A Geometry-Aware Video-Instruction Dataset for Embodied Navigation

Mingfei Han (open to job)1,3, Liang Ma1, Kamila Zhumakhanova1, Ekaterina Radionova Jingyi Zhang2 Xiaojun Chang1,4 Xiaodan Liang1,2 Ivan Laptev1
*Equal contribution
1Department of Computer Vision, MBZUAI, 2Shenzhen Campus of Sun Yat-Sen University, 3ReLER Lab, AAII, UTS, 4University of Science and Technology of China

Overview of our RoomTour3D data generation. Spatial and geometry awareness, object variety and open vocabulary are enabled by multiple expert models. Depth estimation, camera poses and texts are integrated to advance open-world embodied navigation.

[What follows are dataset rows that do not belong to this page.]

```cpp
enum Stage { ST_NONE, ST_LOADED, ST_PILED, ST_CALLED, ST_FRAGGED, ST_PHASED };

struct AnnotationCopy { DevBuf span_s, span_e, exon_off, exon_s, exon_e; };

struct SlotTable {
  int32_t n_slots = 0;
  DevBuf tbl_key, tbl_cnt, flag, koff;
  DevBuf ck, cc, cp;
  DevBuf off;
};

struct GeneJunctions {
  bool valid = false;
  bool timed = false;
  int32_t n = 0, ng = 0;
  AnnotationCopy ann;
  DevBuf part, nocc, part_off, occ_off, cnt, pair_off, read_pair, row_slot, pregion, pgene, prow0, prows, pocc, tsz, tbl_off, rows, keys, jpair;
  SlotTable t;
// ... 35 lines not shown
  struct UploadSlot { DevBuf buf[16]; DevBuf seq4, pack_off;
                      hipEvent_t ev = nullptr; bool filled = false; lcr_reads rd{}; lcr_regions rg{}; } up[2];
  hipStream_t up_stream = nullptr;
  int bound_slot = -1;
  bool bound_host = false;
  DevBuf in_seq4, in_pack_off, unpacked;
  HostBuf h_unpack_bad;
  hipEvent_t ev_unpack_t[2] = {};
  bool unpack_timed = false;
  DevBuf scan_tmp, read_region, read_bin, read_rend, tile_region, tile_col0, first_tile, k0_tile_fill, k0_items, tile_nbase, tile_order;
  DevBuf desc_tile, desc_val, chunks, chunk_off;
  DevBuf blk_first_read, read_scan, cig_compact, cig_off_new, cig_new_off32;
  uint64_t cig0 = 0;
  uint32_t n_ops = 0;
  int64_t n_items = 0;

  bool planes_dense = false;
  bool planes_tallied = false;
  int dbg_poison_planes = 0;
  int dbg_lean_planes = 1;
  DevBuf planes;
  bool sv_staged = false;
  int32_t sv_stage_cap = 0;
  int64_t sv_stage_n = -1;
  DevBuf sv_stage, sv_stage_key;
  DevParams dp{};
  int32_t pile_platform = -1; uint32_t pile_dist_to_end = 0;
  float sor_thr = -1.f;
  HostBuf h_planes;
  HostBuf h_nnz;
// ... 226 lines not shown
```

### longcallr_amd/csrc/lcr_dev.h

```cpp
#pragma once
#include <hip/hip_runtime.h>
#include <climits>
#include <cstddef>
#include <stdint.h>

#include <string>
#include <vector>

#include "../../include/lcr.h"

#ifndef LCR_TILE
#define LCR_TILE 256
#endif
#define LCR_BLOCK 256
#define LCR_WAVE 64

struct BatchView {
  int32_t n_reads, n_regions;
  int64_t n_bases;
  const int32_t* pos;
  const int32_t* seq_len;
  const int32_t* lead;
  const int32_t* trail;
  const uint8_t* flags;
// ... 26 lines not shown
  int32_t flags, pad_;
  int64_t pad2_;
};
static_assert(sizeof(ReadBin) == 64, "ReadBin must be 64 bytes");

struct DevParams {
  int32_t ont;
  int32_t dist_to_end, polya_len;
  uint32_t min_baseq, min_depth, max_depth, min_qual, low_cnt_cut, min_linkers;
  int32_t use_strand_bias;
  float min_af, min_af_intron, low_frac_cut;
  float sor_threshold;
  int32_t dbg;
};

#define REC_OFF_MASK 0xFFFFFFFFFFull
#define REC_KIND_D 0xFFFFFFFFFFull
#define REC_KIND_I 0xFFFFFFFFFEull
#define REC_KIND_N 0xFFFFFFFFFDull

struct Survivor {
  int64_t gcol;
  int32_t region;
  int32_t col;
  uint8_t ref_base, allele1, allele2, n_alt;
  uint32_t cnt1, cnt2, depth;
  uint32_t ts_fwd, ts_rev;
  float af1, af2;
};

// ... 83 lines not shown
void launch_k0_bind_a(const int64_t* start0, const int32_t* len, const int64_t* col_off, const int32_t* read_begin, int32_t ng,
                      int32_t* first_tile, int64_t* h_start0, int32_t* h_len, int64_t* h_col_off, int32_t* h_read_begin,
                      const uint64_t* cig_off, const uint32_t* n_cig, int32_t nr, int64_t n_cigar, int32_t* out, hipStream_t s);
void launch_k0_bind_b(const BatchView& b, ReadBin* rbin, int32_t* order_flag, int32_t* read_region, int32_t n_tiles, int32_t* tile_region,
                      int32_t* tile_col0, uint64_t cig0, int32_t opb, int32_t n_blocks, int32_t* blk_first_read, hipStream_t s);
void launch_k0_unpack(int32_t nr, const int32_t* seq_len, const uint64_t* seq_off, const uint64_t* pack_off, const uint8_t* seq4, int64_t n_pack,
                      uint8_t* out, int64_t n_bases, int32_t* bad , hipStream_t s);
void launch_k0_cig_check(const uint64_t* cig_off, const uint32_t* n_cig, int32_t nr, int64_t n_cigar, int32_t* out, hipStream_t s);
void launch_k0_cig_compact(const uint32_t* cigar, const uint64_t* cig_off, const uint32_t* n_cig, const int32_t* new_off, int32_t nr,
                           uint32_t* out, uint64_t* out_off, hipStream_t s);
int launch_k0_opb();
void launch_k0_block_reads(const ReadBin* rbin, int32_t nr, uint64_t cig0, int32_t opb, int32_t n_blocks, int32_t* blk_first_read, hipStream_t s);
void launch_k0_ops(const BatchView& b, const ReadBin* rb, const int32_t* blk_first_read, uint64_t cig0, uint32_t n_ops, int ont, int D,
                   int32_t n_tiles, int32_t* tile_fill, int32_t* tile_nchunks, int32_t* tile_ndiff, K0Ctl* ctl, unsigned int* acct ,
                   unsigned int pool_sub , unsigned long long* recs, unsigned int desc_sub, uint32_t* desc_tile, void* desc_val ,
                   void* read_scan , hipStream_t s);
int launch_k0_acct_words();
int launch_k0_acct_slots();
void launch_k0_desc_bin(const K0Ctl* ctl, const unsigned int* acct, unsigned int desc_sub, const uint32_t* desc_tile, const void* desc_val,
                        const int32_t* chunk_off, int32_t* cursor , void* sorted , int32_t n_blocks_hint,
                        hipStream_t s);
size_t launch_k1_tiles_tmp_words(int32_t n_tiles);
struct PileScratch {
  size_t ctl;
  size_t ndiff;
  size_t nch;
  size_t cur;
  size_t acct;
  size_t tmp;
  size_t words;
};
// ... 342 lines not shown
```

### longcallr_amd/csrc/lcr_pileup.hip

```cpp
#include "lcr_ctx.h"

namespace {

struct PilePools {
  int32_t n_blocks = 0;
  size_t pool_cap64 = 0, desc_cap64 = 0;
  size_t n_shards = 0;
  unsigned int pool_sub = 0, desc_sub = 0;
};

PilePools pile_size_pools(const lcr_ctx* c) {
  PilePools P;
  const int opb = launch_k0_opb();
  P.n_blocks = (int32_t)(((uint64_t)c->n_ops + opb - 1) / opb);
  P.desc_cap64 = (size_t)P.n_blocks * 128 + (size_t)c->bv.n_reads / 4 + 1024;
  P.pool_cap64 = (size_t)c->n_ops + (size_t)c->n_ops / 2 + (size_t)c->bv.n_reads + (size_t)c->n_bases / LCR_TILE + 8 * P.desc_cap64 + 1024;
  return P;
}

int pile_reserve_pools(lcr_ctx* c, PilePools& P) {
  const size_t nsh = P.n_shards = (size_t)launch_k0_acct_slots();
  const size_t pool_sub64 = (P.pool_cap64 + nsh - 1) / nsh + 256, desc_sub64 = (P.desc_cap64 + nsh - 1) / nsh + 64;
  if (pool_sub64 * nsh > 0xFFFFFFF0ull || desc_sub64 * nsh > 0x7FFFFFF0ull) { c->err = "batch too large for the 32-bit record pool: split it"; return LCR_E_ARG; }
  P.pool_sub = (unsigned int)pool_sub64; P.desc_sub = (unsigned int)desc_sub64;
// ... 11 lines not shown
  HIPCHK(c, c->tile_order.reserve(std::max(nt, 1) * 4));
  HIPCHK(c, c->tile_nbase.reserve(std::max(nt, 1) * 4));
  HIPCHK(c, c->chunk_off.reserve(((size_t)nt + 2) * 4));
  HIPCHK(c, c->read_scan.reserve(std::max<size_t>(c->bv.n_reads, 1) * 8));
  HIPCHK(c, c->h_stage[0].reserve(64));
  return LCR_OK;
}

int pile_queue_k0(lcr_ctx* c, const PileScratch& L, const PilePools& P, bool& gated) {
  int32_t* const fill = c->k0_tile_fill.as<int32_t>();
  HIPCHK(c, lcr_fill_async(fill, 0, L.words * 4, c->stream));
  if (!gated) { HIPCHK(c, c->phase.gate_stream(c->stream)); gated = true; }
  Timer t(c, LCR_K_SPANS);
  launch_k0_ops(c->bv, c->read_bin.as<ReadBin>(), c->blk_first_read.as<int32_t>(), c->cig0, c->n_ops, c->dp.ont, c->dp.dist_to_end, c->n_tiles,
                fill, fill + L.nch, fill + L.ndiff, reinterpret_cast<K0Ctl*>(fill + L.ctl), (unsigned int*)(fill + L.acct), P.pool_sub, c->k0_items.as<unsigned long long>(),
                P.desc_sub, c->desc_tile.as<uint32_t>(), c->desc_val.p, c->read_scan.p, c->stream);
  return LCR_OK;
}

int pile_queue_tally(lcr_ctx* c, const PileScratch& L, const PilePools& P, bool fuse, bool lean) {
  BatchView& b = c->bv;
  const int nt = c->n_tiles;
  int32_t* const fill = c->k0_tile_fill.as<int32_t>();
  K0Ctl* const d_ctl = reinterpret_cast<K0Ctl*>(fill + L.ctl);
  { Timer t(c, LCR_K_PILEUP);
    if (nt > 0) {
      K0Ctl* h_ctl_dev = nullptr;
      HIPCHK(c, c->h_stage[0].dev(&h_ctl_dev));
      launch_k1_tiles_a(nt, fill, fill + L.ndiff, fill + L.nch, fill + L.tmp, (unsigned int*)(fill + L.acct), launch_k0_acct_slots(),
                        d_ctl, h_ctl_dev, c->tile_region.as<int32_t>(), c->tile_col0.as<int32_t>(), b.len, c->stream);
    } else HIPCHK(c, hipMemcpyAsync(c->h_stage[0].p, d_ctl, sizeof(K0Ctl), hipMemcpyDeviceToHost, c->stream));
// ... 138 lines not shown
```

Baseline: 6.853 billion.

## Fold short indels into preceding match records to shrink pileup record stream

```diff
diff --git a/include/lcr.h b/include/lcr.h
--- a/include/lcr.h
+++ b/include/lcr.h
@@ -396,6 +396,7 @@
 int lcr_kernel_ms(lcr_ctx*, int kernel, float* ms);
 int lcr_pileup_bytes(lcr_ctx*, int64_t* bytes);
 int lcr_pileup_stage_bytes(lcr_ctx*, int64_t* bytes);
+int lcr_pileup_records(lcr_ctx*, int64_t* n);
 
 int lcr_release_cached_memory(void);
 int lcr_set_cache_limits(int64_t device_bytes, int64_t host_bytes);
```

Vision-and-Language Navigation (VLN) field suffers from limited diversity intraining data, primarily constrained by artificially curated simulators. To address this, we introduce RoomTour3D, a video-instruction dataset derived from web-based room tour videos that capture real-world indoor spaces and human walking demonstrations.

Unlike existing VLN datasets that rely on manual curations and structured navigational cues, RoomTour3D leverages these videos to generate open-ended human walking trajectories and open-world navigable instructions. We developed an automatic pipeline that integrates reconstructed 3D scenes, depth, and open-vocabulary objects, enhancing geometry-aware and open-world capabilities.

The dataset includes ∼100K open-ended trajectories with ∼200K instructions, 2K geometric trajectories from 1847 room tour environments, and intermediate products like 3D scenes and object tags, all now available for release. Our experiments demonstrate RoomTour3D’s potential in training robust embodied navigation agents, enhancing performances across multiple VLN tasks like CVDN, SOON, R2R, and REVERIE, with improvements exceeding 6%, achieving an outstanding 9.8% boost on SOON and setting new state-of-the-art results. Moreover, RoomTour3D facilitates the development of trainable zero-shot VLN agent, showcasing the potential and challenges of advancing towards open-world navigation.